• WHAT YOU ARE ASKED TO DO: Gather the lines below that include the string "kSlices", copying each in full.

• Dataset entries:
__________
template <bool HIMG, int GATES>
__global__ void __launch_bounds__(kThreads, 1) gru_fwd3_kernel(const uint8_t *__restrict__ s_img, const uint8_t *__restrict__ h_img,
                                                               const float *__restrict__ h, const int32_t *__restrict__ indptr,
                                                               const uint8_t *__restrict__ packed, int32_t N,
                                                               float *__restrict__ h_out, uint8_t *__restrict__ h_out_img,
                                                               float *__restrict__ gates, uint2 *__restrict__ gates_packed, int hints) {
  extern __shared__ __align__(1024) uint8_t smem[];
  const uint32_t sbase = smem_u32(smem);
  if ((sbase & 1023u) != 0) __trap();
  const uint32_t bar0 = sbase + kOffBar;
  auto full = [&](int i) { return bar0 + 8u * i; };
  auto empty = [&](int i) { return bar0 + 8u * (2 + i); };
  const uint32_t w_full = bar0 + 32u;

  const int warp = threadIdx.x >> 5, lane = threadIdx.x & 31;
  const int slice = blockIdx.x % kSlices;
  const int group = blockIdx.x / kSlices, num_groups = gridDim.x / kSlices;
  const int num_tiles = (N + kTileM - 1) / kTileM;
  const int my_tiles = (num_tiles > group) ? (num_tiles - 1 - group) / num_groups + 1 : 0;

  if (threadIdx.x == 0) {
    for (int i = 0; i < 2; ++i) { mbar_init(full(i), 1); mbar_init(empty(i), kConsumerWarps); }
    mbar_init(w_full, 1);
    mbar_fence_init();
  }
  __syncthreads();
  const int tron = g_trace_on;
  if (threadIdx.x == 0) trace_stamp(tron, 0, 0);
  pdl_launch_dependents();

  if (warp == kConsumerWarps) {
    if (my_tiles > 0 && elect_one()) {
      mbar_arrive_expect_tx(w_full, kSliceWBytes);
      bulk_g2s(sbase, packed + (size_t)slice * kSliceWBytes, kSliceWBytes, w_full);
      pdl_wait();
      for (int k = 0; k < my_tiles; ++k) {
        const size_t toff = (size_t)(group + k * num_groups) * kImageTileBytes;
        for (int p = 0; p < 2; ++p) {
          if (k > 0) mbar_wait_bounded(empty(p), (k - 1) & 1);
          mbar_arrive_expect_tx(full(p), kStageBytes);
          bulk_g2s(sbase + kOffStage + p * kStageBytes, (p == 0 ? s_img : h_img) + toff, kStageBytes, full(p));
          trace_stamp(tron, k, 1 + p);
        }
      }
    }
    return;
  }

  float *sbias = reinterpret_cast<float *>(smem + kOffBias);
  for (int i = threadIdx.x; i < kBiasSlice; i += 32 * kConsumerWarps)
    sbias[i] = __ldcg(reinterpret_cast<const float *>(packed + kPackedWBytes) + slice * kBiasSlice + i);
  asm volatile("bar.sync 1, %0;" ::"n"(32 * kConsumerWarps) : "memory");
  pdl_wait();
  if (my_tiles == 0) return;
  const int wg = warp >> 2;
  const int row0 = wg * 64 + (warp & 3) * 16 + (lane >> 2);
  const int c4 = 2 * (lane & 3);
  const size_t plane = (size_t)N * kD;
  const uint64_t pol_gates = l2_policy((hints & 1) ? 1 : 0);
  const uint64_t pol_next = l2_policy((hints & 16) ? 2 : 0);
  mbar_wait_bounded(w_full, 0);
  const bool tr = (warp == 0 && lane == 0);

  for (int k = 0; k < my_tiles; ++k) {
    const int tile = group + k * num_groups;
    float acc_s[48], acc_h[48];
    if (tr) { trace_stamp(tron, k, 7); trace_stamp(tron, k, 3); }
    mbar_wait_bounded(full(0), k & 1);
    if (tr) trace_stamp(tron, k, 4);
    wgmma_fence();
#pragma unroll
    for (int p = 0; p < 2; ++p) {
      if (p == 1) {
        mbar_wait_bounded(full(1), k & 1);
        if (tr) trace_stamp(tron, k, 5);
      }
      const uint32_t a0 = sbase + kOffStage + p * kStageBytes + wg * 8192;
// ... 24 lines not shown
      const int64_t node = (int64_t)tile * kTileM + row0 + 8 * hh;
      const bool valid = node < N;
      deg[hh] = valid ? (float)(__ldcg(indptr + node + 1) - __ldcg(indptr + node)) : 0.f;
#pragma unroll
      for (int j = 0; j < 4; ++j) {
        const int gcol = slice * kSliceCols + 8 * j + c4;
        if constexpr (HIMG) {
          const uint32_t whi = __ldcg(reinterpret_cast<const uint32_t *>(h_img + image_offset(node, gcol, 0)));
          const uint32_t wlo = __ldcg(reinterpret_cast<const uint32_t *>(h_img + image_offset(node, gcol, 1)));
          hp[hh][2 * j] = __uint_as_float(whi << 16) + __uint_as_float(wlo << 16);
          hp[hh][2 * j + 1] = __uint_as_float(whi & 0xffff0000u) + __uint_as_float(wlo & 0xffff0000u);
        } else {
          const float2 v = valid ? __ldcg(reinterpret_cast<const float2 *>(h + node * kD + gcol)) : make_float2(0.f, 0.f);
          hp[hh][2 * j] = v.x;
          hp[hh][2 * j + 1] = v.y;
        }
      }
    }
    wgmma_wait<0>();
    wgmma_fence_regs(acc_s);
    wgmma_fence_regs(acc_h);
    if (tr) { trace_stamp(tron, k, 6); trace_stamp(tron, k, 8); }
    __syncwarp();
    if (lane == 0) { mbar_arrive(empty(0)); mbar_arrive(empty(1)); }
    if (tr) trace_stamp(tron, k, 9);

#pragma unroll
    for (int hh = 0; hh < 2; ++hh) {
      const int64_t node = (int64_t)tile * kTileM + row0 + 8 * hh;
      const bool valid = node < N;
#pragma unroll
      for (int j = 0; j < 4; ++j) {
        const int c = 8 * j + c4, gcol = slice * kSliceCols + c;
        float hn[2], rr[2], zz[2], nn[2], gg[2];
#pragma unroll
        for (int e = 0; e < 2; ++e) {
          const int i = 2 * hh + e;
          const float dg = deg[hh];
          const float gin = acc_s[4 * (8 + j) + i] + fmaf(dg, sbias[4 * kSliceCols + c + e], sbias[c + e]);
          const float r = fast_sigmoid(acc_s[4 * j + i] + acc_h[4 * j + i] + fmaf(dg, sbias[5 * kSliceCols + c + e], sbias[kSliceCols + c + e]));
          const float z = fast_sigmoid(acc_s[4 * (4 + j) + i] + acc_h[4 * (4 + j) + i] +
                                       fmaf(dg, sbias[6 * kSliceCols + c + e], sbias[2 * kSliceCols + c + e]));
          const float ghn = acc_h[4 * (8 + j) + i] + sbias[3 * kSliceCols + c + e];
          const float n = fast_tanh(fmaf(r, ghn, gin));
          hn[e] = valid ? fmaf(z, hp[hh][2 * j + e] - n, n) : 0.f;
          rr[e] = r; zz[e] = z; nn[e] = n; gg[e] = ghn;
        }
// ... 3 lines not shown
          if (valid) {
            const uint2 g0 = pack_gates(rr[0], zz[0], nn[0], gg[0]), g1 = pack_gates(rr[1], zz[1], nn[1], gg[1]);
            st_u4_hint(gates_packed + off, make_uint4(g0.x, g0.y, g1.x, g1.y), pol_gates);
          }
        }
        if constexpr (GATES == 1) {
          if (valid) {
            st_f2_hint(gates + off, make_float2(rr[0], rr[1]), pol_gates);
            st_f2_hint(gates + plane + off, make_float2(zz[0], zz[1]), pol_gates);
            st_f2_hint(gates + 2 * plane + off, make_float2(nn[0], nn[1]), pol_gates);
            st_f2_hint(gates + 3 * plane + off, make_float2(gg[0], gg[1]), pol_gates);
          }
        }
        if (h_out_img != nullptr) {
          const uint32_t hw = bf16x2_bits(hn[0], hn[1]);
          const uint32_t lw = bf16x2_bits(hn[0] - __uint_as_float(hw << 16), hn[1] - __uint_as_float(hw & 0xffff0000u));
          st_u32_hint(h_out_img + image_offset(node, gcol, 0), hw, pol_next);
          st_u32_hint(h_out_img + image_offset(node, gcol, 1), lw, pol_next);
        }
      }
    }
    if (tr) trace_stamp(tron, k, 10);
  }
}

}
__________
• TASK RESULT:
  const int slice = blockIdx.x % kSlices;
  const int group = blockIdx.x / kSlices, num_groups = gridDim.x / kSlices;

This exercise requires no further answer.